> WHAT IS NEEDED: Taking the line with "c->err_prev = c->currentChi;" as the first and the line with "c->spec_w = 1;" as the last, set down exactly every line in that range from the entries below, and no more.

> RECORD EXCERPTS:
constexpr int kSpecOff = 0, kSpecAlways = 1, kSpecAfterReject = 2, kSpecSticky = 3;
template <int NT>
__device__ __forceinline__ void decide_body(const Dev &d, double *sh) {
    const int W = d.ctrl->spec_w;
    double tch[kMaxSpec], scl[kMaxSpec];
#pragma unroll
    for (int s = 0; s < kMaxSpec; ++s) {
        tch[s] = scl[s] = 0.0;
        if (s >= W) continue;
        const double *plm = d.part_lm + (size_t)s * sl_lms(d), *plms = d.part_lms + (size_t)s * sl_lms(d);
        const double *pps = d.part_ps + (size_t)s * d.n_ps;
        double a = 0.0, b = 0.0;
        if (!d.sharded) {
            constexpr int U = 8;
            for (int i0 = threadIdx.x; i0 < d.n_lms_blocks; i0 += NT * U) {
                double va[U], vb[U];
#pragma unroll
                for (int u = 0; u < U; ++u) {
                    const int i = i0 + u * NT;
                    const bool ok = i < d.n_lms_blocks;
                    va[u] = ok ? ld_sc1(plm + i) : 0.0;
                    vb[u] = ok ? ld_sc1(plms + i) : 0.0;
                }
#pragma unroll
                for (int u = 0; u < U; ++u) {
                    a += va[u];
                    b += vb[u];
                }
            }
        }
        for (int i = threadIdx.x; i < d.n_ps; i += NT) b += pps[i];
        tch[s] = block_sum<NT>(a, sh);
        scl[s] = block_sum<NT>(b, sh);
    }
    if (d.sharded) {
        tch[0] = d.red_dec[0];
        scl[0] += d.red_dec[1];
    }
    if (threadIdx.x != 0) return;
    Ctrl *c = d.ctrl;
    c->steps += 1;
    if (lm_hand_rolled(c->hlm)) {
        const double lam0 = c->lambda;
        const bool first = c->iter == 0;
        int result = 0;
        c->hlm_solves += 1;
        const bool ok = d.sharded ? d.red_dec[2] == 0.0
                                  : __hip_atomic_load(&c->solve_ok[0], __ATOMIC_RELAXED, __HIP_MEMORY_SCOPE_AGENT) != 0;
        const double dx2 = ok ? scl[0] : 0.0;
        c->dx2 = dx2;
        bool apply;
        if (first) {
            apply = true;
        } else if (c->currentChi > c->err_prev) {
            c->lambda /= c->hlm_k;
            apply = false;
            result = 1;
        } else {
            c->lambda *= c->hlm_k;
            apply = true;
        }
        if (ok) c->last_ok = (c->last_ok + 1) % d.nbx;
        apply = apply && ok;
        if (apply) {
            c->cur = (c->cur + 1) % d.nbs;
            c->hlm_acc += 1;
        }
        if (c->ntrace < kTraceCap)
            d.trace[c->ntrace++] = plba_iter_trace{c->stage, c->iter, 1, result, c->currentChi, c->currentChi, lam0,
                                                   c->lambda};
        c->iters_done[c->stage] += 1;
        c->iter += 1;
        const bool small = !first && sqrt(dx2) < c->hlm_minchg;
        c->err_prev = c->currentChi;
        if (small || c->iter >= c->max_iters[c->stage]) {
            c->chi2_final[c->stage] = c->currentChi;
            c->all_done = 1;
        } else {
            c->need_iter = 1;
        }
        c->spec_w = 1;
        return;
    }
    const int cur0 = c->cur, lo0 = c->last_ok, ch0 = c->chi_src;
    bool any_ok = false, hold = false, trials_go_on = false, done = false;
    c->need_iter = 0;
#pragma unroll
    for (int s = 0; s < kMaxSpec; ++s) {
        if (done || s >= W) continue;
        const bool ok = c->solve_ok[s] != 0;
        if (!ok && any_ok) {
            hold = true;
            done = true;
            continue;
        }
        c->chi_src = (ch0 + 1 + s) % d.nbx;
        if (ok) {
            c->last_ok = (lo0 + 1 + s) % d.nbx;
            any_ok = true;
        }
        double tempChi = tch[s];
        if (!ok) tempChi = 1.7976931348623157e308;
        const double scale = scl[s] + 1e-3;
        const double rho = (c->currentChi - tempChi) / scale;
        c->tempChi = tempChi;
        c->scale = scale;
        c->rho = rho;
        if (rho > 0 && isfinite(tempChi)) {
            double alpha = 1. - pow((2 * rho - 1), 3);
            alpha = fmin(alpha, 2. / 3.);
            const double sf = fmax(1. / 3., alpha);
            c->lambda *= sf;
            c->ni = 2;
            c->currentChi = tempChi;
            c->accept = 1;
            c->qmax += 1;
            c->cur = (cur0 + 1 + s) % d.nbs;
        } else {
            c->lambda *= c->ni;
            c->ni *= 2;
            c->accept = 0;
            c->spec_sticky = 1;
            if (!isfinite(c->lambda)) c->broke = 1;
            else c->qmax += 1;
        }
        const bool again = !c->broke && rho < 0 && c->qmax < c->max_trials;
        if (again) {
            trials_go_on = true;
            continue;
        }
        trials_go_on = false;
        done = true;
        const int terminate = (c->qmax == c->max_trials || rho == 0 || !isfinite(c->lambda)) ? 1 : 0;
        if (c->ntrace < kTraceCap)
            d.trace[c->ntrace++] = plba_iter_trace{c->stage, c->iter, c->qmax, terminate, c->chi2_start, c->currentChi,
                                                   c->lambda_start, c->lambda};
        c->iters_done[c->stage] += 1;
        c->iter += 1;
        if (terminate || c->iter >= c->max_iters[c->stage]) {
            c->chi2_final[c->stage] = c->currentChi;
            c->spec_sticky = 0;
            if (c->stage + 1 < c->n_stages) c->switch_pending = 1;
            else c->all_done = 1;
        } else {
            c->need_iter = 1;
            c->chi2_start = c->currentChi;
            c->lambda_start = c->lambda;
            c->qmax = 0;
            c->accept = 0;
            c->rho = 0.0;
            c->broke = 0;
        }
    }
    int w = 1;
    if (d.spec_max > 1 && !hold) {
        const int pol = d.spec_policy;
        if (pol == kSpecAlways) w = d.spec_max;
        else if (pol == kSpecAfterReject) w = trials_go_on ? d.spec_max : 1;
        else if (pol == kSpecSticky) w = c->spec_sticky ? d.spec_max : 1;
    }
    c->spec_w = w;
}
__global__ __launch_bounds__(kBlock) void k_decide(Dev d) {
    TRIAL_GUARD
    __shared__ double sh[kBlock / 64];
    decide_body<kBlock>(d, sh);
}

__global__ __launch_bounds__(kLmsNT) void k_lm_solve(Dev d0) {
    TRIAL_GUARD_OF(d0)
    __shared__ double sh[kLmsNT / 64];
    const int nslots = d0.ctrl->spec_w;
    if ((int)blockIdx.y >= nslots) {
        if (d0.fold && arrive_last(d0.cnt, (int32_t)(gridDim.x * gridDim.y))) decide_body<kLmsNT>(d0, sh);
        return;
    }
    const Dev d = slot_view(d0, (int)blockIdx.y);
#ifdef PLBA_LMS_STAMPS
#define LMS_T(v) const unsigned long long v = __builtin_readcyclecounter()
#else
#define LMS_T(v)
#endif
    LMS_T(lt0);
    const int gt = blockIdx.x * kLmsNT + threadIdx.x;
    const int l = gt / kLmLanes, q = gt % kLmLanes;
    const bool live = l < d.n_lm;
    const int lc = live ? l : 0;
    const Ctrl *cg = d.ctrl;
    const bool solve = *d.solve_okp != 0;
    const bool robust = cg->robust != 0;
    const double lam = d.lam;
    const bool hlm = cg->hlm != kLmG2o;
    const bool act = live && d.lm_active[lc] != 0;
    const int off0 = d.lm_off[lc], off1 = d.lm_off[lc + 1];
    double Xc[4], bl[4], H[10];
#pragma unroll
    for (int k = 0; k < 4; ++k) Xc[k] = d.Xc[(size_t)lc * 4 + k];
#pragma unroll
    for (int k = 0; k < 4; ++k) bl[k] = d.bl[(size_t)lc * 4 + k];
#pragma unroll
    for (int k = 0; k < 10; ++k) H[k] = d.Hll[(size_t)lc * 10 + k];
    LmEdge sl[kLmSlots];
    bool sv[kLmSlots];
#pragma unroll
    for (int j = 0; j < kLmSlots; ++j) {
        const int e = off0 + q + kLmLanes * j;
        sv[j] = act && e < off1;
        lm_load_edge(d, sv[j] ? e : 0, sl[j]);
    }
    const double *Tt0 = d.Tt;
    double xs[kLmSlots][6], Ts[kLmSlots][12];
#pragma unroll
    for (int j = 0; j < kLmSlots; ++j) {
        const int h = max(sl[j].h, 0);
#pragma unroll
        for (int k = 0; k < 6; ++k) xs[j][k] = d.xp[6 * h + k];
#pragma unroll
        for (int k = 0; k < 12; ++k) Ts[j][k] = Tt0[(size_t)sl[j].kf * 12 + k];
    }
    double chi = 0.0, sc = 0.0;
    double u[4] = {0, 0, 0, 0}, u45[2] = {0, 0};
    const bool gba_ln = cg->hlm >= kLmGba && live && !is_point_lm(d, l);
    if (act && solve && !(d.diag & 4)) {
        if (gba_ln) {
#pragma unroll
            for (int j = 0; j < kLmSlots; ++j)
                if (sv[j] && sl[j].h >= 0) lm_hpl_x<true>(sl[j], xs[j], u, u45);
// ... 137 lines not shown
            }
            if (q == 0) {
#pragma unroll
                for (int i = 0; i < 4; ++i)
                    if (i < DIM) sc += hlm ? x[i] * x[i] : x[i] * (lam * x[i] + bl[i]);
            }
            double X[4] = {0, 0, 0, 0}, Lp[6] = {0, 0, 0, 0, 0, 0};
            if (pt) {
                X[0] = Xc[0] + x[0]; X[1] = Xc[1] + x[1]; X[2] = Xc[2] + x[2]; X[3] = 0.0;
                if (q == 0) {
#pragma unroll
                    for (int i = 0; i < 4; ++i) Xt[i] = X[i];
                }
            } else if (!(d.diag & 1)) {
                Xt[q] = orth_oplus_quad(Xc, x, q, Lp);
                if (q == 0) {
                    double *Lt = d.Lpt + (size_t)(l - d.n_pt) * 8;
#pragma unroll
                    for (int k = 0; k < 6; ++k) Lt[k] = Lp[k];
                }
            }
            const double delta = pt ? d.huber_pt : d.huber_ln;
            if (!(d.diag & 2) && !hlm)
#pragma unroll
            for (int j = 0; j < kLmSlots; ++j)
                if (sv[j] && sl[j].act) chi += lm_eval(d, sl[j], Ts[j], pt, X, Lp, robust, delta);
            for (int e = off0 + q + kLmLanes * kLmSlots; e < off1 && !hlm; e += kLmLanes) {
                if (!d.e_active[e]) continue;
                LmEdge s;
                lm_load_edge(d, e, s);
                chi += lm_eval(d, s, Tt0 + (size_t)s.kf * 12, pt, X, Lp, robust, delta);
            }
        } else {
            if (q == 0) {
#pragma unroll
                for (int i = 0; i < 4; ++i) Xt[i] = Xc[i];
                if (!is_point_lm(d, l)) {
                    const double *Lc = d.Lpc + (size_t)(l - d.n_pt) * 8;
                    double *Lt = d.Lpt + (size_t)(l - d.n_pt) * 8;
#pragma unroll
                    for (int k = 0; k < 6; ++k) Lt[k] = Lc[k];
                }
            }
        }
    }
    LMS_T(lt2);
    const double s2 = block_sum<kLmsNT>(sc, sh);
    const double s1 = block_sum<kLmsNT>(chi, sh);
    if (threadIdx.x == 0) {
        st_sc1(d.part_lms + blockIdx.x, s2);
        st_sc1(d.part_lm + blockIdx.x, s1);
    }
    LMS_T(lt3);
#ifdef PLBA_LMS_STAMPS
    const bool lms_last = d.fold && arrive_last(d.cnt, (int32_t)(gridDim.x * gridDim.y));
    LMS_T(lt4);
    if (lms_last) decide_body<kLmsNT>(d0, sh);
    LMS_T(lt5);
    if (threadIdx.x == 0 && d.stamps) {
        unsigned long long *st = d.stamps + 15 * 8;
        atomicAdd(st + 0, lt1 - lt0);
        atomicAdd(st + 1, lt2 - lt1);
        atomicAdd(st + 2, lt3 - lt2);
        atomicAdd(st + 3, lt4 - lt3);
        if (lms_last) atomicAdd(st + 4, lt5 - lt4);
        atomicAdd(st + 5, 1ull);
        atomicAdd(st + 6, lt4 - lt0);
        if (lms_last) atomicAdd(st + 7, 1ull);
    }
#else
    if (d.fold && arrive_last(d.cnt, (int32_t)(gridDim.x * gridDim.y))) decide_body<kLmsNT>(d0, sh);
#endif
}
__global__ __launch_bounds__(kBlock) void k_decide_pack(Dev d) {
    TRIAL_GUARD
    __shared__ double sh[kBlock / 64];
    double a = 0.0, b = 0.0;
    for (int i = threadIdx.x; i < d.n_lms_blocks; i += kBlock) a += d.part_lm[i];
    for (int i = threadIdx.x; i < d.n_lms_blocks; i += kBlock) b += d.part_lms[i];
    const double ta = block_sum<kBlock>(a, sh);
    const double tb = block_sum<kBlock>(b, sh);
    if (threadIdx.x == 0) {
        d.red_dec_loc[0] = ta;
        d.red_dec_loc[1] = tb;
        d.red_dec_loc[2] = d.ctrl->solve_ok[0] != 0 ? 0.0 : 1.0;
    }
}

> ANSWER SECTION:
        c->err_prev = c->currentChi;
        if (small || c->iter >= c->max_iters[c->stage]) {
            c->chi2_final[c->stage] = c->currentChi;
            c->all_done = 1;
        } else {
            c->need_iter = 1;
        }
        c->spec_w = 1;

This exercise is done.